Maybe that's true for absolute arm-chair-engineering outsiders (like me) but these models are in training for months, training data is probably being prepared year(s) in advance. These models have a knowledge cut-off in 2024 - so they have been in training for a while. There's no way sama did not have a good idea that this non-COT was in the pipeline 2 months ago. It was probably finished training then and undergoing evals.
Maybe
1. he's just doing his job and hyping OpenAI's competitive advantages (afair most of the competition didn't have decent COT models in Feb), or
2. something changed and they're releasing models now that they didn't intend to release 2 months ago (maybe because a model they did intend to release is not ready and won't be for a while), or
3. COT is not really as advantageous as it was deemed to be 2+ months ago and/or computationally too expensive.
With new hardware from Nvidia announced coming out, those months turn into weeks.
I doubt it's going to be weeks, the months were already turning into years despite Nvidia's previous advances.
(Not to say that it takes openai years to train a new model, just that the timeline between major GPT releases seems to double... be it for data gathering, training, taking breaks between training generations, ... - either way, model training seems to get harder not easier).
GPT Model | Release Date | Months Passed Between Former Model
GPT-1 | 11.06.2018
GPT-2 | 14.02.2019 | 8.16
GPT-3 | 28.05.2020 | 15.43
GPT-4 | 14.03.2023 | 33.55
[1]https://www.lesswrong.com/posts/BWMKzBunEhMGfpEgo/when-will-...
The capabilities and general utility of the models are increasing on an entirely different trajectory than model names - the information you posted is 99% dependent on internal OAI processes and market activities as opposed to anything to do with AI.

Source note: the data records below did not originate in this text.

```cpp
static int gcn3_forward_impl(int N, int T, int V, int K, int ltot, int form, const float *x, const float *Wp,
                             const float *coef, const float *bias_cv, const float *addend, float *z,
                             float *stats_partial, int *n_partials, const float *bwd_u,
                             const unsigned char *bwd_mask, const float *bwd_fin, const unsigned char *addend_mask,
                             void *stream_h) {
// ... 33 lines not shown
                                       bwd_fin, stream_h);
  return gcn3_launch<1, false>(p, ltot, blocks, lds, x, Wp, coef, bias_cv, addend, z, stats_partial, nullptr, nullptr, nullptr,
                               stream_h);
}

extern "C" int p2r_stgcn_gcn3_forward(int N, int T, int V, int K, int ltot, int form, const float *x, const float *Wp,
                                      const float *coef, const float *bias_cv, const float *addend, float *z,
                                      float *stats_partial, int *n_partials, const float *bwd_u,
                                      const unsigned char *bwd_mask, const float *bwd_fin, void *stream_h) {
  return gcn3_forward_impl(N, T, V, K, ltot, form, x, Wp, coef, bias_cv, addend, z, stats_partial, n_partials, bwd_u, bwd_mask,
                           bwd_fin, nullptr, stream_h);
}

extern "C" int p2r_stgcn_gcn3_data_gradient_masked_addend(int N, int T, int V, int K, int ltot, const float *x,
                                                          const float *Wp, const float *coef, const float *addend,
                                                          const unsigned char *addend_mask, float *z,
                                                          float *stats_partial, const float *bwd_u,
                                                          const unsigned char *bwd_mask, const float *bwd_fin,
                                                          void *stream_h) {
  if (!addend_mask) return P2R_EINVAL;
  return gcn3_forward_impl(N, T, V, K, ltot, 1, x, Wp, coef, nullptr, addend, z, stats_partial, nullptr, bwd_u, bwd_mask,
                           bwd_fin, addend_mask, stream_h);
}
```

pose2room_amd/p2rnet/bn_op.py:

```python
import ctypes

import torch
from torch.autograd import Function

from .. import _lib
from . import handoff, math_mode


def _rows(x):
    N, C = x.shape[0], x.shape[1]
    L = x.numel() // max(N * C, 1)
    return N, C, L


def _stats_partial(x):
    N, C, L = _rows(x)
    part = torch.empty((N, C, 3), dtype=torch.float32, device=x.device)
    with torch.cuda.device(x.device):
        _lib.check(_lib.lib().p2r_bn_stats(N * C, L, _lib.ptr(x), _lib.ptr(part), _lib.current_stream(x.device)),
                   "bn_stats")
    return part


def _stats(x):
# ... 40 lines not shown
    mean = tot[:, 0] / M
    var = (tot[:, 1] / M - mean * mean).clamp_(min=0.0)
    return mean, var, float(M)


def _apply(x, scale, shift, res, relu, want_mask=False):
    N, C, L = _rows(x)
    y = torch.empty_like(x)
    mask = torch.empty(x.shape, dtype=torch.uint8, device=x.device) if (want_mask and relu) else None
    with torch.cuda.device(x.device):
        if relu and want_mask and math_mode.split16() and x.dim() == 4 and N > 0:
            word = math_mode.new_word(x.device)
            _lib.check(_lib.lib().p2r_bn_apply_amax(N, C, L, _lib.ptr(x), _lib.ptr(scale), _lib.ptr(shift), _lib.ptr(res),
                                                    _lib.ptr(y), _lib.ptr(mask), _lib.ptr(word),
                                                    _lib.current_stream(x.device)), "bn_apply_amax")
            math_mode.announce(y, word)
        else:
            _lib.check(_lib.lib().p2r_bn_apply(N, C, L, _lib.ptr(x), _lib.ptr(scale), _lib.ptr(shift), _lib.ptr(res),
                                               int(relu), _lib.ptr(y), _lib.ptr(mask), _lib.current_stream(x.device)),
                       "bn_apply")
    return (y, mask) if want_mask else y


GATE_HOOK = None

OVERLAP_APPLY = True
OVERLAP_REDUCE = True
SIDE_INLINE = False
_SIDE = {}


def _side_stream(dev):
    key = (dev.type, dev.index if dev.index is not None else torch.cuda.current_device())
    st = _SIDE.get(key)
    if st is None:
        st = _SIDE[key] = torch.cuda.Stream(device=dev, priority=-1)
    return st


class BNLink(object):
    __slots__ = ('u', 'mask', 'fin', 'versions', 'used')

    def __init__(self):
        self.u = self.mask = self.fin = self.versions = None
        self.used = 0

    def attach(self, u, mask, fin):
        self.u, self.mask, self.fin = u, mask, fin
        self.versions = (u._version, mask._version, fin._version)

    def intact(self):
        return (self.u is not None and self.versions is not None and
                self.versions == (self.u._version, self.mask._version, self.fin._version))


class _FusedBNAct(Function):

    @staticmethod
    def forward(ctx, x, weight, bias, res, fin, relu, link=None, lazy_res=False):
        x = x.contiguous()
        res_c = res.contiguous() if res is not None else None
        y, mask = _apply(x, fin[2], fin[3], res_c, relu, want_mask=True)
        ctx.save_for_backward(x, mask, fin)
        ctx.relu = relu
        ctx.split = math_mode.split16() and relu and x.dim() == 4
        ctx.has_res = res is not None
        ctx.lazy_res = bool(lazy_res) and relu and res is not None
        ctx.link = link if relu else None
        if ctx.link is not None:
            link.attach(x, mask, fin)
        return y

    @staticmethod
    def backward(ctx, dy):
        x, mask, fin = ctx.saved_tensors
        mean, invstd, kscale = fin[0], fin[1], fin[2]
        mode = 3 if ctx.relu else 0
        dy = dy.contiguous()
        N, C, L = _rows(x)
        dev = x.device
        lib = _lib.lib()
        link, part, ready = ctx.link, None, None
        sums = handoff.take(dy, 'bn_sums') if link is not None else None
        if sums is not None and sums[0] is link:
            _, part, ready = sums
# ... 29 lines not shown
                                                    _lib.ptr(invstd), _lib.ptr(kscale), _lib.ptr(tot_[2]), _lib.ptr(tot_[3]),
                                                    mode, None, None, _lib.ptr(dx_), _lib.ptr(dres_),
                                                    _lib.current_stream(dev)), "bn_bwd_apply")
            return tot_, dx_, dres_, word_

        if side_ok and SIDE_INLINE:
            tot, dx, dres, word = apply_pass()
        elif side_ok:
            main, side = torch.cuda.current_stream(dev), _side_stream(dev)
            side.wait_event(ready)
            with torch.cuda.stream(side):
                tot, dx, dres, word = apply_pass()
                done = torch.cuda.Event()
                done.record(side)
            main.wait_event(done)
            for t_ in (tot, dx, dres, word):
                if t_ is not None:
                    t_.record_stream(main)
        else:
            tot, dx, dres, word = apply_pass()
        if ctx.lazy_res:
            handoff.put(dy, 'res_mask', mask)
            dres = dy
        return dx, tot[1], tot[0], dres, None, None, None, None


class _EvalBNAct(Function):

    @staticmethod
    def forward(ctx, x, scale, shift, res, relu):
        x = x.contiguous()
        y = _apply(x, scale.contiguous(), shift.contiguous(), res.contiguous() if res is not None else None, relu)
        ctx.save_for_backward(x, y, scale)
        ctx.relu, ctx.has_res = relu, res is not None
        return y

    @staticmethod
    def backward(ctx, dy):
        x, y, scale = ctx.saved_tensors
        g = dy * (y > 0) if ctx.relu else dy
        dims = [d for d in range(dy.dim()) if d != 1]
        dscale = dshift = None
        if ctx.needs_input_grad[1]:
            dscale = (g.double() * x).sum(dims).float()
        if ctx.needs_input_grad[2]:
            dshift = g.double().sum(dims).float()
        dx = g * scale.view(1, -1, *([1] * (dy.dim() - 2))) if ctx.needs_input_grad[0] else None
        return dx, dscale, dshift, (g if ctx.has_res else None), None


def supported(x, bn):
    return x.is_cuda and x.dtype == torch.float32 and bn.affine and bn.track_running_stats and x.dim() >= 3
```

I'm talking more broadly, as well, including consideration of audio, video, and image modalities, general robotics models, and the momentum behind applying some of these architectures to novel domains. Protocols like MCP and automation tooling are rapidly improving, with media production and IT work rapidly being automated wherever possible. When you throw in the chemistry and materials science advances, protein modeling, etc - we have enormously powerful AI with insufficient compute and expertise to apply it to everything we might want to. We have research being done on alternate architectures, and optimization being done on transformers that are rapidly reducing the cost/performance ratio. There are models that you can run on phones that would have been considered AGI 10 years ago, and there doesn't seem to be any fundamental principle decreasing the rate of improvement yet. If alternate architectures like RWKV get funded, there might be several orders of magnitude improvement with relatively little disruption to production model behaviors, but other architectures like text diffusion could obsolete a lot of the ecosystem being built up around LLMs right now.
There are a million little considerations pumping transformer LLMs right now because they work and there's every reason to expect them to continue improving in performance and value for at least a decade. There aren't enough researchers and there's not enough compute to saturate the industry.
Fair point, I guess my question is how long it would take them to train GPT-2 on the absolute bleedingest generation of Nvidia chips vs what they had in 2019, with the budget they have to blow on Nvidia supercomputers today.